Consultas Médicas Cadastro médico

Tratamento da dor neuropático: Exames para diagnosticar a dor neuropática

Publicado por Agenda.App.BR (ClínicaWork Serviços Digitais Ltda.) · Publicado em 25 de novembro de 2025

Exames para diagnosticar a dor neuropática

O diagnóstico da dor neuropática envolve uma abordagem clínica detalhada, que inclui a avaliação do histórico do paciente e exames específicos para identificar a origem e a extensão do dano no sistema nervoso.

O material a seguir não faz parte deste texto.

constexpr int NL = GO2SIM_NL, ND = GO2SIM_ND, NQ = GO2SIM_NQ, NG = GO2SIM_NG, NJ = GO2SIM_NJ;
constexpr int NPAIR = GO2SIM_NPAIR_MAX, MAXC = GO2SIM_MAX_CONTACTS, MAXB = GO2SIM_MAX_BROAD, MAXR = GO2SIM_MAX_ROWS;
constexpr int JOINT_FIXED = 0, JOINT_REVOLUTE = 1, JOINT_FREE = 4;
constexpr int GEOM_PLANE = 0, GEOM_SPHERE = 1, GEOM_CYLINDER = 3, GEOM_BOX = 5, GEOM_TERRAIN = 7;
constexpr int TERRAIN_CB = 4;
constexpr int MAX_CONTACTS_PER_PAIR = 5;
constexpr int CTRL_FORCE = 0, CTRL_VELOCITY = 1, CTRL_POSITION = 2;
// ... 1381 lines not shown
  }
  if (legs) {
    const int r = m.leg_root;
    if (tl < 6 * LEG_K) {
      const int l = tl / 6, c = tl % 6;
      const float* src = (c < 3) ? s->cdofd_vel : s->cdofd_ang;
      const int cc = (c < 3) ? c : c - 3;
      const V3 g0 = -m.gravity * (1.0f - 0.0f);
      const int ds = m.links[r].dof_start;
      float vr[6], xr[6], vl[LEG_D], xl[LEG_D]; int lk[LEG_D];
#pragma unroll
      for (int i = 0; i < 6; ++i) { vr[i] = s->vel[ds + i]; xr[i] = src[3 * (ds + i) + cc]; }
#pragma unroll
      for (int d = 0; d < LEG_D; ++d) {
        lk[d] = m.leg_links[LEG_D * l + d];
        const int i_d = m.links[lk[d]].dof_start;
        vl[d] = s->vel[i_d]; xl[d] = src[3 * i_d + cc];
      }
      float* dst = (c < 3) ? s->cdd_vel : s->cdd_ang;
      float a = (c < 3) ? ((cc == 0) ? g0.x : ((cc == 1) ? g0.y : g0.z)) : 0.0f;
#pragma unroll
      for (int i = 0; i < 6; ++i) a = a + xr[i] * vr[i];
      if (l == 0) dst[3 * r + cc] = a;
#pragma unroll
      for (int d = 0; d < LEG_D; ++d) { a = a + xl[d] * vl[d]; dst[3 * lk[d] + cc] = a; }
    }
    for (int i_l = tl; i_l < NL; i_l += T) {
      if (m.links[i_l].parent != -1 || i_l == r) continue;
      st3(s->cdd_vel, i_l, -m.gravity * (1.0f - 0.0f)); st3(s->cdd_ang, i_l, v3(0, 0, 0));
    }
    team_sync();
  }
  for (int lev = 0; lev < (legs ? 0 : m.n_levels); ++lev) {
    for (int k = m.level_start[lev] + tl; k < m.level_start[lev + 1]; k += T) {
      int i_l = m.level_links[k];
      const auto& L = m.links[i_l];
      V3 cv, ca;
      if (L.parent == -1) { cv = -m.gravity * (1.0f - 0.0f); ca = v3(0, 0, 0); }
      else { cv = ld3(s->cdd_vel, L.parent); ca = ld3(s->cdd_ang, L.parent); }
      for (int i_d = L.dof_start; i_d < L.dof_end; ++i_d) {
        float v = s->vel[i_d];
        V3 local_cdd_vel = ld3(s->cdofd_vel, i_d) * v;
        V3 local_cdd_ang = ld3(s->cdofd_ang, i_d) * v;
        cv = cv + local_cdd_vel;
        ca = ca + local_cdd_ang;
      }
      st3(s->cdd_vel, i_l, cv); st3(s->cdd_ang, i_l, ca);
    }
    team_sync();
  }
  for (int i_l = tl; i_l < NL; i_l += T) {
    V3 f1_ang, f1_vel, f2_ang, f2_vel, f3_ang, f3_vel;
    M3 I = ld9(s->cinr_I, i_l); V3 cp = ld3(s->cinr_pos, i_l); float cm = s->cinr_mass[i_l];
    V3 cdv = ld3(s->cd_vel, i_l), cda = ld3(s->cd_ang, i_l);
    inertial_mul(cp, I, cm, ld3(s->cdd_vel, i_l), ld3(s->cdd_ang, i_l), f1_ang, f1_vel);
    inertial_mul(cp, I, cm, cdv, cda, f2_ang, f2_vel);
    motion_cross_force(cda, cdv, f2_ang, f2_vel, f3_ang, f3_vel);
    V3 ext_ang = ld3(s->cfrc_ang, i_l), ext_vel = ld3(s->cfrc_vel, i_l);
    st3(s->cfrc_vel, i_l, f1_vel + f3_vel + ext_vel + v3(0, 0, 0));
    st3(s->cfrc_ang, i_l, f1_ang + f3_ang + ext_ang + v3(0, 0, 0));
  }
  team_sync();
  if (legs) {
    for (int c = tl; c < 6; c += T) {
      auto at = [&](int i_l) -> float* { return (c < 3) ? &s->cfrc_vel[3 * i_l + c] : &s->cfrc_ang[3 * i_l + c - 3]; };
      const int r = m.leg_root;
      float x[LEG_K][LEG_D];
#pragma unroll
      for (int l = 0; l < LEG_K; ++l)
#pragma unroll
        for (int d = 0; d < LEG_D; ++d) x[l][d] = *at(m.leg_links[LEG_D * l + d]);
      float a = *at(r);
#pragma unroll
      for (int l = 0; l < LEG_K; ++l) {
#pragma unroll
        for (int d = LEG_D - 2; d >= 0; --d) { x[l][d] = x[l][d] + x[l][d + 1]; *at(m.leg_links[LEG_D * l + d]) = x[l][d]; }
      }
#pragma unroll
      for (int l = 0; l < LEG_K; ++l) a = a + x[l][0];
      *at(r) = a;
    }
    team_sync();
  }
  for (int lev = (legs ? -1 : m.n_levels - 2); lev >= 0; --lev) {
    int n_par = m.level_start[lev + 1] - m.level_start[lev];
    for (int w = tl; w < n_par * 6; w += T) {
      int i_p = m.level_links[m.level_start[lev] + w / 6], comp = w % 6;
      float* dst = (comp < 3) ? &s->cfrc_vel[3 * i_p + comp] : &s->cfrc_ang[3 * i_p + comp - 3];
      float a = *dst;
      for (int c = m.child_start[i_p]; c < m.child_start[i_p + 1]; ++c) {
        int i_l = m.child_list[c];
        a = a + ((comp < 3) ? s->cfrc_vel[3 * i_l + comp] : s->cfrc_ang[3 * i_l + comp - 3]);
      }
      *dst = a;
    }
    team_sync();
  }
  for (int i_d = tl; i_d < ND; i_d += T) {
    int i_l = m.dof_link[i_d];
    float qf_bias = dot(ld3(s->cdof_ang, i_d), ld3(s->cfrc_ang, i_l)) + dot(ld3(s->cdof_vel, i_d), ld3(s->cfrc_vel, i_l));
    float f = s->qf_passive[i_d] - qf_bias + s->qf_applied[i_d];
    s->force[i_d] = f;
    if (env_valid) { astore(e, AO(force), i_d, f); astore(e, AO(qf_smooth), i_d, f); }
  }
  team_sync();
  PH(24)
  bool solved = false;
#if GO2SIM_FAST_ORDER
  if constexpr (T == 32 || T == 64) {
    if (arrow) {
      const int leg = (tl >> 3) & 3, u = tl & 7, ub = u < 6 ? u : 5;
      const int p0 = dm_arrow_dof(m.arrow_mode, leg, 0), p1 = dm_arrow_dof(m.arrow_mode, leg, 1), p2 = dm_arrow_dof(m.arrow_mode, leg, 2);
      float xb[6], x0, x1, x2;
      arrow_solve<T>(AF, s->force[p0], s->force[p1], s->force[p2], s->force[ub], s->Dinv, tl, xb, x0, x1, x2);
      if (tl == 0) {
#pragma unroll
        for (int k = 0; k < 6; ++k) s->out[k] = xb[k];
      }
      if (tl < 32 && u == 0) { s->out[p0] = x0; s->out[p1] = x1; s->out[p2] = x2; }
      solved = true;
    }
  }
#endif
  if (!solved) {
    float y[ND];
#pragma unroll
    for (int i_d_ = 0; i_d_ < ND; ++i_d_) {
      const int i_d = ND - i_d_ - 1;
      float cur = s->force[i_d];
#pragma unroll
      for (int j_d = i_d + 1; j_d < ND; ++j_d) cur = cur - s->L[j_d * ND + i_d] * y[j_d];
      y[i_d] = cur;
    }
#pragma unroll
    for (int i_d = 0; i_d < ND; ++i_d) y[i_d] = y[i_d] * s->Dinv[i_d];
#pragma unroll
    for (int i_d = 0; i_d < ND; ++i_d) {
      float cur = y[i_d];
#pragma unroll
      for (int j_d = 0; j_d < i_d; ++j_d) cur = cur - s->L[i_d * ND + j_d] * y[j_d];
      y[i_d] = cur;
    }
    if (tl == 0) {
#pragma unroll
      for (int i_d = 0; i_d < ND; ++i_d) s->out[i_d] = y[i_d];
    }
  }
  team_sync();
  if (env_valid) for (int i_d = tl; i_d < ND; i_d += T) { float a = s->out[i_d]; astore(e, AO(acc_smooth), i_d, a); astore(e, AO(acc), i_d, a); }
  if (env_valid) for (int idx = tl; idx < NTRI; idx += T) { int i, j; tri_index(m, idx, i, j); astore(e, AO(mass_mat), idx, s->M[i * ND + j]); }
  PH(25)
}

Exames clínicos e de avaliação inicial

O primeiro passo geralmente inclui uma avaliação clínica completa, com ênfase na descrição da dor, sua localização e características. Ferramentas como o Questionário de Dor Neuropática (DN4) ou a Escala Visual Analógica (EVA) podem ser utilizadas para quantificar e qualificar os sintomas.

Exames de imagem

Para investigar possíveis lesões ou compressões nervosas, os profissionais de saúde costumam solicitar exames de imagem, como:

Ressonância magnética (RM) – útil para visualizar estruturas do sistema nervoso central e periférico, identificando hérnias de disco, tumores ou esclerose múltipla.

Tomografia computadorizada (TC) – pode detectar alterações ósseas ou massas que comprimem nervos.

Estudos de condução nervosa e eletromiografia

Esses exames são fundamentais para avaliar a função dos nervos periféricos. O estudo de condução nervosa (ECN) mede a velocidade de transmissão dos impulsos elétricos, enquanto a eletromiografia (EMG) registra a atividade elétrica muscular, ajudando a diferenciar entre neuropatias e miopatias.

Exames laboratoriais

Em muitos casos, são solicitados exames de sangue para identificar causas subjacentes, como:

Glicemia e hemoglobina glicada – para rastrear diabetes, uma causa comum de neuropatia.

Dosagem de vitaminas (B12, B1, B6) – deficiências podem levar a danos nervosos.

Testes para doenças autoimunes – como o FAN (fator antinuclear) e outros marcadores.

Biópsia de nervo e pele

Em situações específicas, pode ser necessária uma biópsia de nervo sural ou de pele para avaliar a densidade de fibras nervosas, auxiliando no diagnóstico de neuropatias de fibras finas.

Exames complementares

Dependendo do contexto clínico, outros testes podem ser indicados, como punção lombar para análise do líquido cefalorraquidiano ou avaliação genética em casos de neuropatias hereditárias.